The logfile does sometimes show messages like:
%%%%%%%%%%% OPCOM 5-SEP-2013 08:42:42.53 %%%%%%%%%%%
Message from user WILLEM on DIANA
%PTSMTP-E-WORKERDIED, worker PTSMTP 0056 (21265CA4) terminated unexpectedly
-PTSMTP-I-WORKEREXIT, worker exiting
-PTSMTP-E-SOCKETFAILED, failed to create socket -
-SYSTEM-W-DEVALLOC, device already allocated to another user
-PTSMTP-I-WORKERCONN, while processing connection from <address>,<port>
for no reason (this may happen if there has been a bulk of messages before this message but here, it was rather quiet), and some days, I find:
%%%%%%%%%%% OPCOM 5-SEP-2013 11:32:35.30 %%%%%%%%%%%
Message from user TCPIP$SMTP on DIANA
%TCPIP-W-SMTP_NOSPAMRLY, Rejected relay to <user@domain> from client IP address 10.0.0.1 as suspected SPAM
but though this address is set up on my second network interface, it has been disabled:
$ tcpip sho int
Packets
Interface IP_Addr Network mask Receive Send MTU
LO0 127.0.0.1 255.0.0.0 330183 330183 4096
WE0 192.168.0.2 255.255.255.0 3620928 2038155 1500
WE1 ? 1 1 1500
$ tcpip sho conf
_Facility: inter
_PARAM1:
Interface: LO0
IP_Addr: 127.0.0.1 NETWRK: 255.0.0.0 BRDCST:
Interface: WE0
IP_Addr: 192.168.0.2 NETWRK: 255.255.255.0 BRDCST: 192.168.0.255
Interface: WE1
IP_Addr: 10.0.0.1 NETWRK: 255.0.0.0 BRDCST: 10.255.255.255
$ tcpip ifconf -a
LO0: flags=100c89<up ,LOOPBACK,NOARP,MULTICAST,SIMPLEX,NOCHECKSUM>
inet 127.0.0.1 netmask ff000000 ipmtu 4096
TN0: flags=80<noarp>
TN1: flags=80</noarp><noarp>
WE0: flags=c43<up ,BROADCAST,RUNNING,MULTICAST,SIMPLEX>
*inet 192.168.0.2 netmask ffffff00 broadcast 192.168.0.255 ipmtu 1500
inet 192.168.0.200 netmask ffffff00 broadcast 192.168.0.255 ipmtu 1500
WE1: flags=c02<broadcast ,MULTICAST,SIMPLEX>
*inet 10.0.0.1 netmask ff000000 broadcast 10.255.255.255 ipmtu 1500</broadcast></up></noarp></up>
I didn’t see this before, it is just the last week or so that this happens. Nothing particular is found in the PMAS log files for these addresses, so I turned to the most reliable source of traffic of incoming and outgoing traffic:the router/firewall log. And there it was:
Sep 22 02:56:59 charon.intra.grootersnet.nl Charon2: [FILTER][Pass][WAN->LAN/RT/VPN, 414:40:37 ][@S:R=13:1, 208.75.123.163:60401->192.168.0.200:2525][TCP][HLen=20, TLen=60, Flag=S, Seq=4070629722, Ack=0, Win=5840]
Sep 22 02:56:59 charon.intra.grootersnet.nl Charon2: [FILTER][Pass][LAN/RT/VPN->WAN, 414:40:37 ][@S:R=13:1, 192.168.0.200:2525->208.75.123.163:60401][TCP][HLen=20, TLen=48, Flag=AS, Seq=3896561846, Ack=4070629723, Win=16824]

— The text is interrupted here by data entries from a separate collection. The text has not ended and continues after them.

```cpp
template <int EPI>
int dispatch(GemmArgs& a, hipStream_t st, int tile_hint) {
  auto blocks = [&](int bm, int bn) { return ((a.M + bm - 1) / bm) * ((a.N + bn - 1) / bn); };
  int sel = tile_hint;
  F5E_REQUIRE(sel == 0 || sel == 1 || sel == 2 || sel == 3 || sel == 9, "gemm_bf16: unknown tile_hint %d (0, 1, 2, 3 or 9)", tile_hint);
  if (a.ln_stats || a.stats_out) {
    F5E_REQUIRE(!(a.ln_stats && a.stats_out), "gemm_bf16: a launch is an AdaLN consumer or a producer, not both");
    F5E_REQUIRE(!(EPI == EPI_QKV_ROPE && a.qn_w), "gemm_bf16: fused AdaLN and qk_norm need different tiles");
    if constexpr (EPI == EPI_GATE_RES) {
      F5E_REQUIRE(a.stats_out && !a.ln_stats, "gemm_bf16: the gate+residual epilogue is the AdaLN producer");
      if (role_split_on() && a.gate_rows == 1 && blocks(64, 64) <= 256) {
        if (a.K % 128 == 0 && role_var() != 0) return launch<64, 64, EPI, 6, 2, 2, 0, 2, 4, 2>(a, st);
        return launch<64, 64, EPI, 4, 2, 2, 0, 2, 4, 1>(a, st);
      }
      if (role_split_on() && a.gate_rows == 1 && big_tiles_on() && blocks(128, 64) <= 256) {
        if (a.K % 128 == 0) return launch<128, 64, EPI, 6, 4, 2, 0, 2, 4, 2>(a, st);
        return launch<128, 64, EPI, 4, 4, 2, 0, 2, 4, 1>(a, st);
      }
      if (a.K >= 2048 && blocks(64, 64) <= 256) return launch<64, 64, EPI, 4, 2, 2, 0, 2>(a, st);
      return launch<64, 64, EPI, 3, 2, 2, 0, 2>(a, st);
    } else {
      F5E_REQUIRE(a.ln_stats && !a.stats_out, "gemm_bf16: this epilogue can only consume AdaLN statistics");
      if (role_split_on()) {
        int wide = 3;
#ifdef F5E_TOOLS
        if (const char* f = getenv("F5E_GEMM_WIDE")) wide = atoi(f);
#endif
        if constexpr (EPI == EPI_QKV_ROPE) {
          if ((wide & 1) && a.N % 192 == 0 && blocks(64, 192) <= 256) {
            return launch<64, 192, EPI, 4, 2, 6, 0, 1, 4, 1>(a, st);
          }
          if (big_tiles_on() && a.N % 192 == 0 && blocks(128, 192) <= 256) return launch<128, 192, EPI, 3, 2, 6, 0, 1, 4, 1, 0>(a, st);
        } else {
          if ((wide & 2) && a.N % 128 == 0 && blocks(64, 128) <= 256) {
#ifdef F5E_TOOLS
            if (role_var() == 0) return launch<64, 128, EPI, 3, 2, 4, 0, 1, 4, 1>(a, st);
#endif
            if (a.K % 128 == 0) return launch<64, 128, EPI, 6, 2, 4, 0, 1, 4, 2>(a, st);
          }
          if (big_tiles_on() && a.N % 128 == 0 && blocks(128, 128) <= 256) return launch<128, 128, EPI, 4, 2, 4, 0, 1, 4, 1, 0>(a, st);
        }
      }
      return launch<64, 64, EPI, 3, 2, 2, 0, 1>(a, st);
    }
  }
  if (sel == 9 || (sel == 0 && uses_pp(a.M, a.K))) return launch_pp(EPI, a, st);
  if (EPI == EPI_QKV_ROPE && a.qn_w) sel = 1;
  if (sel == 0) {
    if (blocks(128, 128) >= 320) sel = 1;
    else if (blocks(128, 64) >= 512) sel = 2;
    else sel = 3;
  }
  if (sel == 1) return launch<128, 128, EPI, 2, 4, 2>(a, st);
  if (sel == 2) return launch<128, 64, EPI, 3>(a, st);
  if constexpr (EPI == EPI_GATE_RES) {
    if (role_split_on() && a.gate_rows == 1 && blocks(64, 64) <= 256) return launch<64, 64, EPI, 4, 2, 2, 0, 0, 4>(a, st);
  }
  if (a.K >= 2048 && blocks(64, 64) <= 256) return launch<64, 64, EPI, 4>(a, st);
  return launch<64, 64, EPI, 3>(a, st);
}

int check_common(const GemmArgs& a) {
  F5E_REQUIRE(a.M > 0 && a.N > 0 && a.K > 0, "gemm_bf16: empty problem M=%d N=%d K=%d", a.M, a.N, a.K);
  F5E_REQUIRE(a.K % 64 == 0, "gemm_bf16: K=%d must be a multiple of 64", a.K);
  F5E_REQUIRE(a.N % 4 == 0, "gemm_bf16: N=%d must be a multiple of 4", a.N);
  F5E_REQUIRE(a.lda % 8 == 0 && a.ldw % 8 == 0, "gemm_bf16: lda/ldw must be multiples of 8 elements");
  F5E_REQUIRE(a.A && a.W, "gemm_bf16: null operand");
  return F5E_OK;
}

int set_consumer(GemmArgs& a, const f5e_ln_fuse* ln, const float* bias) {
  if (!ln || !ln->stats) return F5E_OK;
  F5E_REQUIRE(bias == nullptr, "gemm_bf16: with fused AdaLN the bias is part of the d table");
  F5E_REQUIRE(ln->c && ln->d && ln->parts > 0 && ln->parts <= 16 && ln->parts % 4 == 0 && ln->cd_rows == 1 && a.K % ln->parts == 0 && ln->cd_rows > 0 &&
                  ln->cd_stride % 4 == 0 && ln->cd_eval_stride % 4 == 0 && ln->rows_per_seq > 0,
              "gemm_bf16: bad fused-AdaLN consumer arguments (parts=%d: a multiple of 4 up to 16; one table row per evaluation)",
              ln->parts);
  a.ln_stats = ln->stats; a.ln_parts = ln->parts; a.ln_c = ln->c; a.ln_d = ln->d; a.cd_stride = ln->cd_stride;
  a.cd_rows = ln->cd_rows; a.cd_eval_stride = ln->cd_eval_stride; a.ln_eps = ln->eps;
  a.eval_ptr = ln->eval_ptr;
  F5E_REQUIRE(ln->row_mean, "gemm_bf16: the fused-AdaLN consumer needs f5e_ln_fuse.row_mean (the rows' centring offsets)");
  a.row_mean = ln->row_mean;
  if (a.rows_per_seq <= 0) a.rows_per_seq = ln->rows_per_seq;
  return F5E_OK;
}

}

int f5e_gemm_bf16_bias_pf(hipStream_t st, const void* A, int lda, const void* W, int ldw, const float* bias, void* out,
                          int ldo, int M, int N, int K, int act, int out_f32, int tile_hint, const f5e_ln_fuse* ln,
                          const F5ePrefetch* pf) {
  GemmArgs a{};
  if (pf) a.pf = *pf;
  a.A = (const bf16*)A; a.lda = lda; a.W = (const bf16*)W; a.ldw = ldw; a.bias = bias;
  a.M = M; a.N = N; a.K = K; a.out = out; a.ldo = ldo;
  if (int e = check_common(a)) return e;
  if (int e = set_consumer(a, ln, bias)) return e;
  F5E_REQUIRE(out && ldo % 4 == 0, "gemm_bf16_bias: bad output");
  if (out_f32) {
    F5E_REQUIRE(act == F5E_ACT_NONE, "gemm_bf16_bias: f32 output supports no activation");
    return dispatch<EPI_F32>(a, st, tile_hint);
  }
  if (act == F5E_ACT_GELU_TANH) return dispatch<EPI_BF16_GELU>(a, st, tile_hint);
  F5E_REQUIRE(act == F5E_ACT_NONE, "gemm_bf16_bias: unsupported activation %d", act);
  return dispatch<EPI_BF16>(a, st, tile_hint);
}

int f5e_gemm_bf16_gate_residual_pf(hipStream_t st, const void* A, int lda, const void* W, int ldw, const float* bias,
                                   float* resid, int ldr, const float* gate, int gate_stride, int gate_rows,
                                   const int* eval_ptr, int eval_stride, int rows_per_seq, const int* seq_len, int M,
                                   int N, int K, int tile_hint, const f5e_ln_fuse* ln, const F5ePrefetch* pf) {
  GemmArgs a{};
  if (pf) a.pf = *pf;
  a.A = (const bf16*)A; a.lda = lda; a.W = (const bf16*)W; a.ldw = ldw; a.bias = bias;
  a.M = M; a.N = N; a.K = K;
  a.resid = resid; a.ldr = ldr; a.gate = gate; a.gate_stride = gate_stride; a.gate_rows = gate_rows;
  a.rows_per_seq = rows_per_seq; a.seq_len = seq_len; a.eval_ptr = eval_ptr; a.eval_stride = eval_stride;
  if (int e = check_common(a)) return e;
  F5E_REQUIRE(resid && gate && ldr % 4 == 0 && gate_stride % 4 == 0 && gate_rows > 0 && rows_per_seq > 0,
              "gemm_bf16_gate_residual: bad residual/gate arguments");
  if (ln && ln->stats_out) {
    F5E_REQUIRE(ln->xs_out && ln->next_scale && ln->row_mean && ln->ld_xs % 4 == 0 && N % 64 == 0,
                "gemm_bf16_gate_residual: AdaLN producer needs xs_out, next_scale, row_mean and N %% 64 == 0");
    a.xs_out = (bf16*)ln->xs_out; a.ld_xs = ln->ld_xs; a.next_scale = ln->next_scale; a.stats_out = ln->stats_out;
    a.row_mean = ln->row_mean;
  }
  return dispatch<EPI_GATE_RES>(a, st, tile_hint);
}

int f5e_gemm_bf16_qkv_rope_pf(hipStream_t st, const void* A, int lda, const void* W, int ldw, const float* bias, void* q,
                              void* k, void* vt, int n_pad, int heads, int rope_heads, const float* cos_sin,
                              const float* q_norm_w, const float* k_norm_w, int rows_per_seq, int M, int K, int tile_hint,
                              const f5e_ln_fuse* ln, const F5ePrefetch* pf) {
  GemmArgs a{};
  if (pf) a.pf = *pf;
  a.A = (const bf16*)A; a.lda = lda; a.W = (const bf16*)W; a.ldw = ldw; a.bias = bias;
  a.M = M; a.N = 3 * heads * 64; a.K = K;
  a.q = (bf16*)q; a.k = (bf16*)k; a.vt = (bf16*)vt; a.n_pad = n_pad; a.heads = heads; a.rope_heads = rope_heads;
  a.cos_sin = cos_sin; a.rows_per_seq = rows_per_seq;
  a.qn_w = q_norm_w; a.kn_w = k_norm_w; a.qk_eps = 1e-6f;
  a.q_scale = 0.125f * 1.4426950408889634f;
// ... 56 lines not shown
```

Before: 13010 mel-frames/s.

## Stage fused-AdaLN epilogue operands into LDS via loader-wave DMA

In the role-split fused AdaLN GEMMs, the loader waves now issue global_load_lds DMAs at kernel start. These bring the epilogue operands (residual tile, gate/next_scale/bias rows, row means, seq lengths, LN statistics, c/d tables, RoPE cos/sin) into an extra LDS region. Compute waves then read these operands from LDS instead of issuing their own global loads during the main loop, which is meant to take VMEM traffic and register pressure off the MFMA waves. The block-count thresholds also change from a hard-coded 256 to the queried CU count, which can alter tile selection on MI355X. The cost is extra LDS per block, more complex vmcnt accounting in the loader loop, and new barrier handling when KT <= NPRO.

```diff
diff --git a/f5e-tts_amd/csrc/gemm_bf16.hip b/f5e-tts_amd/csrc/gemm_bf16.hip
--- a/f5e-tts_amd/csrc/gemm_bf16.hip
+++ b/f5e-tts_amd/csrc/gemm_bf16.hip
@@ -27,7 +27,25 @@
   }
 }
 
-template <int BM, int BN, int EPI, int NSTAGE, int DBG = 0, int WGM = 2, int WGN = 2, int FUSE = 0, int NLOAD = 0, int DSTEP = 1, int DBUF = 1>
+template <int BM, int BN, int EPI, int FUSE>
+struct StagedMap {
+  static constexpr bool QKV = FUSE == 1 && EPI == EPI_QKV_ROPE;
+  static constexpr int X = 0, X_B = FUSE == 2 ? BM * BN * 4 : 0;
+  static constexpr int ROWS = X + X_B, ROWS_B = FUSE == 2 ? 1024 : 0;
+  static constexpr int RM = ROWS + ROWS_B, RM_B = FUSE == 2 ? 256 : 0;
+  static constexpr int LEN = RM + RM_B, LEN_B = FUSE == 2 ? 256 : 0;
+  static constexpr int ST = LEN + LEN_B, ST_B = FUSE == 1 ? BM * 128 : 0;
+  static constexpr int CD = ST + ST_B, CD_I = FUSE == 1 ? (2 * BN * 4 + 1023) / 1024 : 0, CD_B = CD_I * 1024;
+  static constexpr int ROPE = CD + CD_B, ROPE_B = QKV ? BM * 256 : 0;
+  static constexpr int BYTES = ROPE + ROPE_B;
+};
+
+__device__ __forceinline__ void glds4(const void* g, void* lds) {
+  __builtin_amdgcn_global_load_lds((const __attribute__((address_space(1))) void*)g,
+                                   (__attribute__((address_space(3))) void*)lds, 4, 0, 0);
+}
+
+template <int BM, int BN, int EPI, int NSTAGE, int DBG = 0, int WGM = 2, int WGN = 2, int FUSE = 0, int NLOAD = 0, int DSTEP = 1, int DBUF = 1, int STG = 0>
 __global__ __launch_bounds__(64 * (WGM * WGN + NLOAD)) void gemm_bf16_kernel(GemmArgs a) {
   constexpr int BK = 64;
   constexpr int CPR = BK / 8;
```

Sep 22 02:57:03 charon.intra.grootersnet.nl Charon2: [CSM_AE][Block][eDonkey][@S:R=13:1, 192.168.0.200:2525->208.75.123.163:60401][TCP][HLen=20, TLen=148, Flag=AP, Seq=3896562051, Ack=4070629856, Win=16824]
Sure, from the address 208.75.123.163 there has been a connection to port 2525 – which is PMAS, and there is a first reply almost immediately. But a second reply is blocked by the router, due to it’s signature (I don’t allow torrents and bulk downloads from my server). I just have to guess what they might have sent to the server – by mail – causing PMAS to respond in that way, there is no way to tell: the firewall log doesn’t tell, and PMAS doesn’t point to anything. After latest reboot, the worker logs were not enabled automatically so there is no data on that – yet.
The same applies to the second address: 87.106.96.232. Neither of these can really be tracked down to a particular provider. So I had to ban them from the network.